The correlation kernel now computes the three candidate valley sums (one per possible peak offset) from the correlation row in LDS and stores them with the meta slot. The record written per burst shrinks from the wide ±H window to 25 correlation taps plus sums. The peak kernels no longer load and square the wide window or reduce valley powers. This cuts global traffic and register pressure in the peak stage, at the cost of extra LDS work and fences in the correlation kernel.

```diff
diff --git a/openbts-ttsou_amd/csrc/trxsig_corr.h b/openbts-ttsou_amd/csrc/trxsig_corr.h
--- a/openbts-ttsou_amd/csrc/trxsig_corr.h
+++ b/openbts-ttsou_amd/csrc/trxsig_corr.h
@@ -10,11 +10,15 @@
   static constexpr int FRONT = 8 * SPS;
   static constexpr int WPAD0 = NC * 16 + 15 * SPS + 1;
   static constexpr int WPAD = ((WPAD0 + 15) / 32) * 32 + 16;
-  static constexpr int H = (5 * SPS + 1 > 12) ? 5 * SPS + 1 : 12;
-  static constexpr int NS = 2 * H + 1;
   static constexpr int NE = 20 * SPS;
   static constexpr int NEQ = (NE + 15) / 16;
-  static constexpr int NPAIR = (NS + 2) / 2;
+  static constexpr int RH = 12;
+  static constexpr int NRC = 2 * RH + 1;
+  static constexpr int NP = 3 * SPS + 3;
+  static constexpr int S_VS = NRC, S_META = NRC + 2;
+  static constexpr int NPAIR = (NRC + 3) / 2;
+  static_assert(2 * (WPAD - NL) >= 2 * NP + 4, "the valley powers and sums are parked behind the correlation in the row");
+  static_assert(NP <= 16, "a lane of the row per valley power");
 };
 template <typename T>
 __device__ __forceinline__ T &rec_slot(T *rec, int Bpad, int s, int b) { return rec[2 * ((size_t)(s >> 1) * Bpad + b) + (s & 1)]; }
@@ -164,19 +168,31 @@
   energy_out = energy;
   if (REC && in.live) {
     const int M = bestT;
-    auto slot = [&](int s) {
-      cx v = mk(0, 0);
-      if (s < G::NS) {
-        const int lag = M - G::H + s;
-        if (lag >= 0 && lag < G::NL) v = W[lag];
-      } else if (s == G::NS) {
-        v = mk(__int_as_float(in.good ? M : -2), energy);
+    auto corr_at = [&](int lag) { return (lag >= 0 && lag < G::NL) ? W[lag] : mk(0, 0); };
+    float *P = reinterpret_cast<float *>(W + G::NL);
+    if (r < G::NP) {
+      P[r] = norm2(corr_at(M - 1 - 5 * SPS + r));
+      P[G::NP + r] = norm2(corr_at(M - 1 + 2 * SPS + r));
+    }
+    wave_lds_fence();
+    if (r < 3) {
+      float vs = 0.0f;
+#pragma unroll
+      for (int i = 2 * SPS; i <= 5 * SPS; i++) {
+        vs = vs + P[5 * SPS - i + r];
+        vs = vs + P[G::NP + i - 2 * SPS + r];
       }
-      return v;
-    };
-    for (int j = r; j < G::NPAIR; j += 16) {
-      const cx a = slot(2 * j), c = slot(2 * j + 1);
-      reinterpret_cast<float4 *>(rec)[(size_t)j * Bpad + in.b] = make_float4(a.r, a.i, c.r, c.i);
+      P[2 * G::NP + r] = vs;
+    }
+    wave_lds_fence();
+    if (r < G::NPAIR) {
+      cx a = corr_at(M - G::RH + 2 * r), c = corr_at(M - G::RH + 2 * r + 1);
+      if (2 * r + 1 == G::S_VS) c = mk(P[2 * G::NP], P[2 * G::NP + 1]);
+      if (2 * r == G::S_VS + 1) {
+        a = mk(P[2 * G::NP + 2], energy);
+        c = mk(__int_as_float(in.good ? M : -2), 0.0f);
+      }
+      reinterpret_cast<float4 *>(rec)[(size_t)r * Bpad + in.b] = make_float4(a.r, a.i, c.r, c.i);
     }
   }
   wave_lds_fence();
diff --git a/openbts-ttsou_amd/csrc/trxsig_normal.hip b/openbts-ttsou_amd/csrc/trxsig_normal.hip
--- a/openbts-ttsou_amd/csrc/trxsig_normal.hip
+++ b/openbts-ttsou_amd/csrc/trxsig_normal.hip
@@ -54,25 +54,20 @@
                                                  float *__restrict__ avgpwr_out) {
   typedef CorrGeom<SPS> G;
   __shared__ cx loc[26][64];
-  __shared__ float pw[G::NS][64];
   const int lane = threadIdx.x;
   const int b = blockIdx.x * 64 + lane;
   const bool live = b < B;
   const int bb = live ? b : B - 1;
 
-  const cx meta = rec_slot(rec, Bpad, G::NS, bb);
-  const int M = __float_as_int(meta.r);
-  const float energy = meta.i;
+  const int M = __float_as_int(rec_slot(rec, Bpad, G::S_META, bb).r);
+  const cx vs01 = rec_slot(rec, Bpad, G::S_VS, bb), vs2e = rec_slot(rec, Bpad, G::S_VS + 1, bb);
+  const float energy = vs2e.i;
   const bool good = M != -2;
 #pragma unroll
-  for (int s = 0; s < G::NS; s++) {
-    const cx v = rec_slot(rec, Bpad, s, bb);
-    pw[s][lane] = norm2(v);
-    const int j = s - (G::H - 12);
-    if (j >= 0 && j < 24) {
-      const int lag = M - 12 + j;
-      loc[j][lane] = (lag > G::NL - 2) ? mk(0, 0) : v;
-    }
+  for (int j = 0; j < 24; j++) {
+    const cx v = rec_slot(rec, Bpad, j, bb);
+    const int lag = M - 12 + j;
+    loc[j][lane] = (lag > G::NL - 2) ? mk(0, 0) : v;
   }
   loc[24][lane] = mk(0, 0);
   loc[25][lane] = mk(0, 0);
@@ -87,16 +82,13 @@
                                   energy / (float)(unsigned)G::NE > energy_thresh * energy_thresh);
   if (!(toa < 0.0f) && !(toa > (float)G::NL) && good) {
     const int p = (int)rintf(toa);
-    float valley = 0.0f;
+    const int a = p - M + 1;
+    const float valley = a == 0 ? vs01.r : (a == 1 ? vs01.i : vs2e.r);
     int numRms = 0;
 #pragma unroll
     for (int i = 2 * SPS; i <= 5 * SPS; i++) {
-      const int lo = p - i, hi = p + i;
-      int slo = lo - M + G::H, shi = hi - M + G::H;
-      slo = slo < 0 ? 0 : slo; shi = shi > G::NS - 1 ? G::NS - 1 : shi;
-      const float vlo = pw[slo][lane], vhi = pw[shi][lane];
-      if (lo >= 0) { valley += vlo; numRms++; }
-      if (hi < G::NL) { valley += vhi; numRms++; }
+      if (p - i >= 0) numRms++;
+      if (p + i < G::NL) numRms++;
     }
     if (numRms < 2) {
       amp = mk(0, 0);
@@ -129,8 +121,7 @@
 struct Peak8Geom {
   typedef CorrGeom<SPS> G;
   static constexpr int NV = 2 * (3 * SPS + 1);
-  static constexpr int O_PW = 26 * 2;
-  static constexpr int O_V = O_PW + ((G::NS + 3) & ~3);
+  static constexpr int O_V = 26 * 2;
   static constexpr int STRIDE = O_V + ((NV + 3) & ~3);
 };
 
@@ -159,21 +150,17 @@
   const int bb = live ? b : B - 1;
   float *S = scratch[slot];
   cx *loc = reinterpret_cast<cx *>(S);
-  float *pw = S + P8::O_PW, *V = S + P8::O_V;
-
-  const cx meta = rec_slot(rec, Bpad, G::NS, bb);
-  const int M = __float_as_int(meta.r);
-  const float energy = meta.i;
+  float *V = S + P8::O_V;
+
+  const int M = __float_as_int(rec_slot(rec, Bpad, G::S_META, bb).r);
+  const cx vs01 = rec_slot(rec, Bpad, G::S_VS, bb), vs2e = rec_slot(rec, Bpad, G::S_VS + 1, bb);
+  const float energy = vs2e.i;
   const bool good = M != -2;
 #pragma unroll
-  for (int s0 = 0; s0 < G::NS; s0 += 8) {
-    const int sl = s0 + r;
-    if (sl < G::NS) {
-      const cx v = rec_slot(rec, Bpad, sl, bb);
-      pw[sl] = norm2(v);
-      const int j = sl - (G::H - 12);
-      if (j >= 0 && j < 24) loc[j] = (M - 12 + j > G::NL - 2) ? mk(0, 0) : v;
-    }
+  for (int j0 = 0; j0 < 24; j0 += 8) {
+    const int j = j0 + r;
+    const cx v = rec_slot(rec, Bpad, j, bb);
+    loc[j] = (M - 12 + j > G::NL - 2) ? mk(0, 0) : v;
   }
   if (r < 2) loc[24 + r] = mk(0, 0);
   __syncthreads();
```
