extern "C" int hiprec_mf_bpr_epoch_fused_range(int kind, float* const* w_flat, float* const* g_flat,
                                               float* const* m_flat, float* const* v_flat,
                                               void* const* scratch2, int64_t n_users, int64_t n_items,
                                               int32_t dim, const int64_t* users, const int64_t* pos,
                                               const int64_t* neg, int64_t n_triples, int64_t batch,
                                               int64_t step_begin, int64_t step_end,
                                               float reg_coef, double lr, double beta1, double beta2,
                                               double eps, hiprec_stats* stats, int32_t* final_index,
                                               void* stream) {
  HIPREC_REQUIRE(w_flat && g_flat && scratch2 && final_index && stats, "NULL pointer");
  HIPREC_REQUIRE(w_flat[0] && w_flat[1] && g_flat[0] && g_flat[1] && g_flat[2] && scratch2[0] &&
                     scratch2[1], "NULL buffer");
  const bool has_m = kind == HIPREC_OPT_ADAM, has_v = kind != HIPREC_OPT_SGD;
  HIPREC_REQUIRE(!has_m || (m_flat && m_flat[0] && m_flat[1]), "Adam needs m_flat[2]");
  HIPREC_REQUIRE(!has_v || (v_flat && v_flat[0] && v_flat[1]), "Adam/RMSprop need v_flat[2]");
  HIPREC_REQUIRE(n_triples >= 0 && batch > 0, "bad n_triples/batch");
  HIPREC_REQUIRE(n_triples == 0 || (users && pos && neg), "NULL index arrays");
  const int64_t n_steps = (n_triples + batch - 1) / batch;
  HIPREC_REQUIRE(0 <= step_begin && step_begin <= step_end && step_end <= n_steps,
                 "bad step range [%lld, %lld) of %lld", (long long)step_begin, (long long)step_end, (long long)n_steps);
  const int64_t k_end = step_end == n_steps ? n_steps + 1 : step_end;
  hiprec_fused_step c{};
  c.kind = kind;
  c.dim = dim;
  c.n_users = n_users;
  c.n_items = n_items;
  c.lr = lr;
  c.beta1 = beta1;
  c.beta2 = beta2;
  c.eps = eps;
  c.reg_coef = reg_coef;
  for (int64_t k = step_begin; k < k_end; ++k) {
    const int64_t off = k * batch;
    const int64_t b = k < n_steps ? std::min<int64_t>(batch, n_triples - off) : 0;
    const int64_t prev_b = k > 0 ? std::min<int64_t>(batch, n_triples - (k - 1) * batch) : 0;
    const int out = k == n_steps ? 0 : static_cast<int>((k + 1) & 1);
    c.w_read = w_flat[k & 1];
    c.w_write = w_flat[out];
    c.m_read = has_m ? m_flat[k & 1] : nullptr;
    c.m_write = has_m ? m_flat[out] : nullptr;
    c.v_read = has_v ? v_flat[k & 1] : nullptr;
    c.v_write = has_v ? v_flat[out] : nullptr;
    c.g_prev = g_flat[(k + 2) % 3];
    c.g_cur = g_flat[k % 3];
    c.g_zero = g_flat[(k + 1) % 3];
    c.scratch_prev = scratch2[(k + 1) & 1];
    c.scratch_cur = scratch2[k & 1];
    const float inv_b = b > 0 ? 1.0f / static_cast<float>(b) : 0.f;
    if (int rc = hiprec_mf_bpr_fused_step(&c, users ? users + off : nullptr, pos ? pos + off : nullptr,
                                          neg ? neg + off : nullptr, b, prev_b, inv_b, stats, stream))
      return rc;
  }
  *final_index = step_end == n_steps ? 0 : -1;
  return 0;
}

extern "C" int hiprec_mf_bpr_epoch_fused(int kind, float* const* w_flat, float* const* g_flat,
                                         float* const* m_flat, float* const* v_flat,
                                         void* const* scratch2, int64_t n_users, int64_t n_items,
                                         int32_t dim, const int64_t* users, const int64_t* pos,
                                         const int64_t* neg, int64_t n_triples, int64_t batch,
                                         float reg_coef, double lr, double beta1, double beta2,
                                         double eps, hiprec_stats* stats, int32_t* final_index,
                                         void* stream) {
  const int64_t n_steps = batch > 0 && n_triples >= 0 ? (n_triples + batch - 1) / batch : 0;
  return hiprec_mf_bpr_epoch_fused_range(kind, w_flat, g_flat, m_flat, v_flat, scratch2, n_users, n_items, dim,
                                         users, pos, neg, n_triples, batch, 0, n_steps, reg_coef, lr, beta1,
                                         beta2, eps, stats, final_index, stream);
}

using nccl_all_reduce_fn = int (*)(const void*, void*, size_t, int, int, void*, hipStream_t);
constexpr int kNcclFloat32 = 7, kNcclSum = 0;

**About this exercise**
Within the listing above, give again exactly every line from the line with "for (int64_t k" through the line with "c.scratch_prev = scratch2[(k + 1) & 1];", both included, and no other line.

**Written response**
  for (int64_t k = step_begin; k < k_end; ++k) {
    const int64_t off = k * batch;
    const int64_t b = k < n_steps ? std::min<int64_t>(batch, n_triples - off) : 0;
    const int64_t prev_b = k > 0 ? std::min<int64_t>(batch, n_triples - (k - 1) * batch) : 0;
    const int out = k == n_steps ? 0 : static_cast<int>((k + 1) & 1);
    c.w_read = w_flat[k & 1];
    c.w_write = w_flat[out];
    c.m_read = has_m ? m_flat[k & 1] : nullptr;
    c.m_write = has_m ? m_flat[out] : nullptr;
    c.v_read = has_v ? v_flat[k & 1] : nullptr;
    c.v_write = has_v ? v_flat[out] : nullptr;
    c.g_prev = g_flat[(k + 2) % 3];
    c.g_cur = g_flat[k % 3];
    c.g_zero = g_flat[(k + 1) % 3];
    c.scratch_prev = scratch2[(k + 1) & 1];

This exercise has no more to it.